We all experience anxiety, loneliness, anger, and boredom throughout life, and especially now during these challenging times. Many people turn to food as a way to cope with their difficult emotions, hoping it will make them feel better. After all, food is comforting, pleasurable, and always there for us in times of pain. However, food cannot truly fix any of these feelings. It might feel soothing in the moment, but it won’t solve the underlying problem. In fact, emotional eating can make us feel worse – in addition to dealing with the root cause of these negative emotions, we have to deal with the discomfort of overeating.

Here are four questions you can ask yourself to determine whether your hunger is mostly originating in your mind (emotional hunger) or in your stomach (physical hunger), and how to address both:

  1. Am I physically hungry? If you answered yes, then honor your hunger by eating a meal or snack! If you answered no, consider the next questions.

  2. What feelings am I experiencing? Sit down and try to pinpoint what you are feeling. Are you frustrated? Bored? Exhausted? Take out a piece of paper and try writing about your emotions, or call a loved one and share how you’re feeling. Speaking to a therapist can also be a great way to find the root cause of your feelings.
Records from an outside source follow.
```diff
@@ -186,26 +196,26 @@
     };
 
     for (int b = 0; b < RB && b < NBLK; ++b) zero_block_row(b);
-    for (int item = tid; item < NBLK * 8 * (nlow + 1); item += NT)
-      __stcg(stw + item, stencil_item(item / (8 * (nlow + 1)), item % (8 * (nlow + 1))));
-    __syncthreads();
-    for (int b = 0; b < RB && b < NBLK; ++b) {
-      for (int item = tid; item < 8 * (nlow + 1); item += NT) {
-        const double v = __ldcg(stw + b * 8 * (nlow + 1) + item);
-        scatter_item(b, b, item, v);
-      }
+    __syncthreads();
+    for (int item = tid; item < NBLK * 8 * (nlow + 1); item += NT) {
+      const int b = item / (8 * (nlow + 1)), e = item % (8 * (nlow + 1));
+      const double v = stencil_item(b, e);
+      if (b < RB) scatter_item(b, b, e, v);
+      else __stcg(stw + item, v);
     }
     __syncthreads();
     int bad = 0;
     if (warp == 0) bad |= chol8_inv_reg(sWf, LDWF, lane, sLinv);
     __syncthreads();
-
-    PHS_DECL(0, 3, 4)
+    PH(10)
+
     constexpr int NTW = NW - NW / 4;
-    constexpr int NBAR = 32 * (NTW + 1);
-    constexpr int NBAR2 = 32 * (NTW + 2);
-    constexpr bool kW4Tiles = (RBMAX == 13 && NTW == 6);
+    constexpr int NPAN = 32 * (NTW + 1);
+    constexpr int NPAN4 = 32 * (NTW + 2);
+    constexpr int NSTEP = 32 * (NTW + 1);
     constexpr int NIT = (8 * (nlow + 1) + 31) / 32;
+    const int wrank = warp - 1 - (warp >> 2);
+    const bool full_sync = (RB <= 2);
     double vnext[NIT];
 #pragma unroll
     for (int j = 0; j < NIT; ++j)
@@ -214,10 +224,15 @@
       PH(0)
       const int cur = k & 1;
       const double *Linv = sLinv + cur * 64;
+      double *Lp = sLpT + cur * 8 * LDP;
       int nl = NBLK - 1 - k;
       if (nl > RB - 1) nl = RB - 1;
       double *Ls = rec + (size_t)k * LSTEP;
-      const int ntile = nl * (nl + 1) / 2;
+      if (k > 0) {
+        if (warp == 0) nbar_sync<kBarRow2, 64>(cur ^ 1);
+        else nbar_sync<kBarLinv, NT>(cur ^ 1);
+      }
+      PH(1)
       const double binv0 = Linv[g * 8 + t], binv1 = Linv[g * 8 + 4 + t];
       auto panel_tile = [&](int off) {
         int sI = kslot + off;
@@ -226,8 +241,8 @@
         double p0 = 0.0, p1 = 0.0;
         dmma884(p0, p1, wt[t], binv0);
         dmma884(p0, p1, wt[4 + t], binv1);
-        sLpT[(2 * t) * LDP + 8 * sI + g] = p0;
-        sLpT[(2 * t + 1) * LDP + 8 * sI + g] = p1;
+        Lp[(2 * t) * LDP + 8 * sI + g] = p0;
+        Lp[(2 * t + 1) * LDP + 8 * sI + g] = p1;
         double *dst = Ls + 64 * off;
         dst[frag_pos(g, 2 * t)] = p0;
         dst[frag_pos(g, 2 * t + 1)] = p1;
@@ -236,7 +251,7 @@
         if (offI > nl) return;
         int sI = kslot + offI;
         if (sI >= RB) sI -= RB;
-        const double a0 = -sLpT[t * LDP + 8 * sI + g], a1 = -sLpT[(4 + t) * LDP + 8 * sI + g];
+        const double a0 = -Lp[t * LDP + 8 * sI + g], a1 = -Lp[(4 + t) * LDP + 8 * sI + g];
         double *rowp = sWf + (8 * sI + g) * LDWF + 2 * t;
         for (int offJ = jlo; offJ <= jhi; offJ += 3) {
           double2 c[3];
@@ -248,8 +263,8 @@
             sJ[u] = kslot + oj;
             if (sJ[u] >= RB) sJ[u] -= RB;
             c[u] = *reinterpret_cast<double2 *>(rowp + 8 * sJ[u]);
-            b0[u] = sLpT[t * LDP + 8 * sJ[u] + g];
-            b1[u] = sLpT[(4 + t) * LDP + 8 * sJ[u] + g];
+            b0[u] = Lp[t * LDP + 8 * sJ[u] + g];
+            b1[u] = Lp[(4 + t) * LDP + 8 * sJ[u] + g];
           }
 #pragma unroll
           for (int u = 0; u < 3; ++u) dmma884(c[u].x, c[u].y, a0, b0[u]);
@@ -261,116 +276,90 @@
         }
       };
       if (warp == 0) {
+        *reinterpret_cast<double2 *>(Ls + 2 * lane) = make_double2(binv0, binv1);
         if (nl >= 1) {
           panel_tile(1);
           __syncwarp();
-          asm volatile("bar.arrive 1, %0;" ::"n"(NBAR) : "memory");
-          if (kW4Tiles) asm volatile("bar.arrive 2, %0;" ::"n"(NBAR2) : "memory");
+          nbar_arrive<kBarPanel, NPAN>(cur);
+          nbar_arrive<kBarPanel4, NPAN4>(cur);
           int sI = kslot + 1;
           if (sI >= RB) sI -= RB;
           double *ct = sWf + (8 * sI + g) * LDWF + 8 * sI + 2 * t;
           double2 c = *reinterpret_cast<double2 *>(ct);
-          const double a0 = -sLpT[t * LDP + 8 * sI + g], a1 = -sLpT[(4 + t) * LDP + 8 * sI + g];
+          const double a0 = -Lp[t * LDP + 8 * sI + g], a1 = -Lp[(4 + t) * LDP + 8 * sI + g];
           dmma884(c.x, c.y, a0, -a0);
           dmma884(c.x, c.y, a1, -a1);
           *reinterpret_cast<double2 *>(ct) = c;
           __syncwarp();
           PH(6)
           bad |= chol8_inv_reg(sWf + (8 * sI) * LDWF + 8 * sI, LDWF, lane, sLinv + (cur ^ 1) * 64);
+          nbar_arrive<kBarLinv, NT>(cur);
           PH(7)
         }
-      } else if ((warp & 3) == 0) {
-        if (warp == 4) {
-          *reinterpret_cast<double2 *>(Ls + 2 * lane) = make_double2(Linv[g * 8 + t], Linv[g * 8 + 4 + t]);
-          if (k + RB < NBLK) {
-            double v[NIT];
-#pragma unroll
-            for (int j = 0; j < NIT; ++j) {
-              v[j] = vnext[j];
-              vnext[j] = (k + RB + 1 < NBLK && lane + 32 * j < 8 * (nlow + 1))
-                             ? __ldcg(stw + (k + RB + 1) * 8 * (nlow + 1) + lane + 32 * j) : 0.0;
-            }
-            for (int item = lane; item < 32 * RB; item += 32) {
-              const int i = item & 7, q = item >> 3;
-              *reinterpret_cast<double2 *>(sWf + (8 * kslot + i) * LDWF + 2 * q) = make_double2(0.0, 0.0);
-            }
-            __syncwarp();
-#pragma unroll
-            for (int j = 0; j < NIT; ++j)
-              if (lane + 32 * j < 8 * (nlow + 1)) scatter_item(k + RB, kslot, lane + 32 * j, v[j]);
+      } else if (warp == 4) {
+        if (k + RB < NBLK) {
+          double v[NIT];
+#pragma unroll
+          for (int j = 0; j < NIT; ++j) {
+            v[j] = vnext[j];
+            vnext[j] = (k + RB + 1 < NBLK && lane + 32 * j < 8 * (nlow + 1))
+                           ? __ldcg(stw + (k + RB + 1) * 8 * (nlow + 1) + lane + 32 * j) : 0.0;
           }
-          PH(8)
-          if (RBMAX == 13 && NTW == 6) {
-            if (nl >= 1) asm volatile("bar.sync 2, %0;" ::"n"(NBAR2) : "memory");
-            PH(9)
+          for (int item = lane; item < 32 * RB; item += 32) {
+            const int i = item & 7, q = item >> 3;
+            *reinterpret_cast<double2 *>(sWf + (8 * kslot + i) * LDWF + 2 * q) = make_double2(0.0, 0.0);
+          }
+          __syncwarp();
+#pragma unroll
+          for (int j = 0; j < NIT; ++j)
+            if (lane + 32 * j < 8 * (nlow + 1)) scatter_item(k + RB, kslot, lane + 32 * j, v[j]);
+        }
+        PH(8)
+        if (nl >= 1) nbar_sync<kBarPanel4, NPAN4>(cur);
+        PH(3)
 #pragma unroll 1
-            for (int r0 = RBMAX - 1; r0 >= RBMAX - 6; r0 -= 3) {
-              double *ct[3];
-              double2 c[3];
-              double a0[3], a1[3];
-#pragma unroll
-              for (int u = 0; u < 3; ++u) {
-                int sI = kslot + (r0 - u);
-                if (sI >= RB) sI -= RB;
-                ct[u] = sWf + (8 * sI + g) * LDWF + 8 * sI + 2 * t;
-                c[u] = *reinterpret_cast<double2 *>(ct[u]);
-                a0[u] = -sLpT[t * LDP + 8 * sI + g];
-                a1[u] = -sLpT[(4 + t) * LDP + 8 * sI + g];
-              }
-#pragma unroll
-              for (int u = 0; u < 3; ++u) dmma884(c[u].x, c[u].y, a0[u], -a0[u]);
-#pragma unroll
-              for (int u = 0; u < 3; ++u) dmma884(c[u].x, c[u].y, a1[u], -a1[u]);
-#pragma unroll
-              for (int u = 0; u < 3; ++u)
-                if (r0 - u <= nl) *reinterpret_cast<double2 *>(ct[u]) = c[u];
-            }
-          }
-        }
-      } else {
-        const int wrank = warp - 1 - (warp >> 2);
-        for (int off = 2 + wrank; off <= nl; off += NTW) panel_tile(off);
-        PH(1)
-        if (nl >= 1 && kW4Tiles) {
-          __syncwarp();
-          asm volatile("bar.arrive 2, %0;" ::"n"(NBAR2) : "memory");
-        }
-        if (nl >= 1) asm volatile("bar.sync 1, %0;" ::"n"(NBAR) : "memory");
-        PH(3)
-        if (RBMAX == 13 && NTW == 6) {
-          sweep_row(1 + wrank, (wrank == 0) ? 2 : 1, 1 + wrank);
-          sweep_row(RBMAX - 1 - wrank, 1, RBMAX - 2 - wrank);
-        } else
-        for (int tt = 1 + wrank; tt < ntile; tt += 3 * NTW) {
+        for (int r0 = RBMAX - 1; r0 >= RBMAX - 6; r0 -= 3) {
           double *ct[3];
           double2 c[3];
-          double a0[3], a1[3], b0[3], b1[3];
+          double a0[3], a1[3];
 #pragma unroll
           for (int u = 0; u < 3; ++u) {
-            const int tu = tt + u * NTW;
-            const int tab = sTileTab[tu < ntile ? tu : tt];
-            const int offI = tab & 0xff, offJ = tab >> 8;
-            int sI = kslot + offI, sJ = kslot + offJ;
+            int sI = kslot + (r0 - u);
             if (sI >= RB) sI -= RB;
-            if (sJ >= RB) sJ -= RB;
-            ct[u] = sWf + (8 * sI + g) * LDWF + 8 * sJ + 2 * t;
+            ct[u] = sWf + (8 * sI + g) * LDWF + 8 * sI + 2 * t;
             c[u] = *reinterpret_cast<double2 *>(ct[u]);
-            a0[u] = -sLpT[t * LDP + 8 * sI + g];
-            a1[u] = -sLpT[(4 + t) * LDP + 8 * sI + g];
-            b0[u] = sLpT[t * LDP + 8 * sJ + g];
-            b1[u] = sLpT[(4 + t) * LDP + 8 * sJ + g];
+            a0[u] = -Lp[t * LDP + 8 * sI + g];
+            a1[u] = -Lp[(4 + t) * LDP + 8 * sI + g];
           }
 #pragma unroll
-          for (int u = 0; u < 3; ++u) dmma884(c[u].x, c[u].y, a0[u], b0[u]);
-#pragma unroll
-          for (int u = 0; u < 3; ++u) dmma884(c[u].x, c[u].y, a1[u], b1[u]);
+          for (int u = 0; u < 3; ++u) dmma884(c[u].x, c[u].y, a0[u], -a0[u]);
+#pragma unroll
+          for (int u = 0; u < 3; ++u) dmma884(c[u].x, c[u].y, a1[u], -a1[u]);
 #pragma unroll
           for (int u = 0; u < 3; ++u)
-            if (tt + u * NTW < ntile) *reinterpret_cast<double2 *>(ct[u]) = c[u];
-        }
-      }
-      PH(4)
-      __syncthreads();
+            if (r0 - u <= nl) *reinterpret_cast<double2 *>(ct[u]) = c[u];
+        }
+        PH(4)
+        nbar_sync<kBarStep, NSTEP>(0);
+      } else {
+        for (int off = 2 + wrank; off <= nl; off += NTW) panel_tile(off);
+        PH(2)
+        if (nl >= 1) {
+          __syncwarp();
+          nbar_arrive<kBarPanel4, NPAN4>(cur);
+          nbar_sync<kBarPanel, NPAN>(cur);
+        }
+        PH(3)
+        sweep_row(1 + wrank, (wrank == 0) ? 2 : 1, 1 + wrank);
+        if (wrank == 1 && nl >= 1) {
+          __syncwarp();
+          nbar_arrive<kBarRow2, 64>(cur);
+        }
+        sweep_row(RBMAX - 1 - wrank, 1, RBMAX - 2 - wrank);
+        PH(4)
+        nbar_sync<kBarStep, NSTEP>(0);
+      }
+      if (full_sync) __syncthreads();
       PH(5)
     }
     PH_PRINT("factor")
```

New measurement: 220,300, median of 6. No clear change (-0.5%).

  3. What do I need in this moment? We sometimes eat to satisfy an unmet need, because food is readily available. However, food cannot fulfill needs that are unrelated to hunger. Taking some time to think about what it is that you truly need can help you to cope with your emotions appropriately. If you’re feeling stressed, maybe taking a walk outside will make you feel better. If you’re bored, find an activity that you enjoy. If you’re exhausted, try going to bed early.

  4. Would you please…? Sometimes the answer to question #3 is help from others. If you need help, advocate for yourself! Need some quiet time alone? Ask your spouse to watch the baby while you take some time to relax.

  5. Now that you know how to differentiate between biological and emotional hunger, let’s talk about different ways you can meet your needs without using food. This can be easier for people who have been taught from a young age to express their feelings and take care of themselves in a nurturing way; however, we can all learn to do this as we continue the process of becoming intuitive eaters!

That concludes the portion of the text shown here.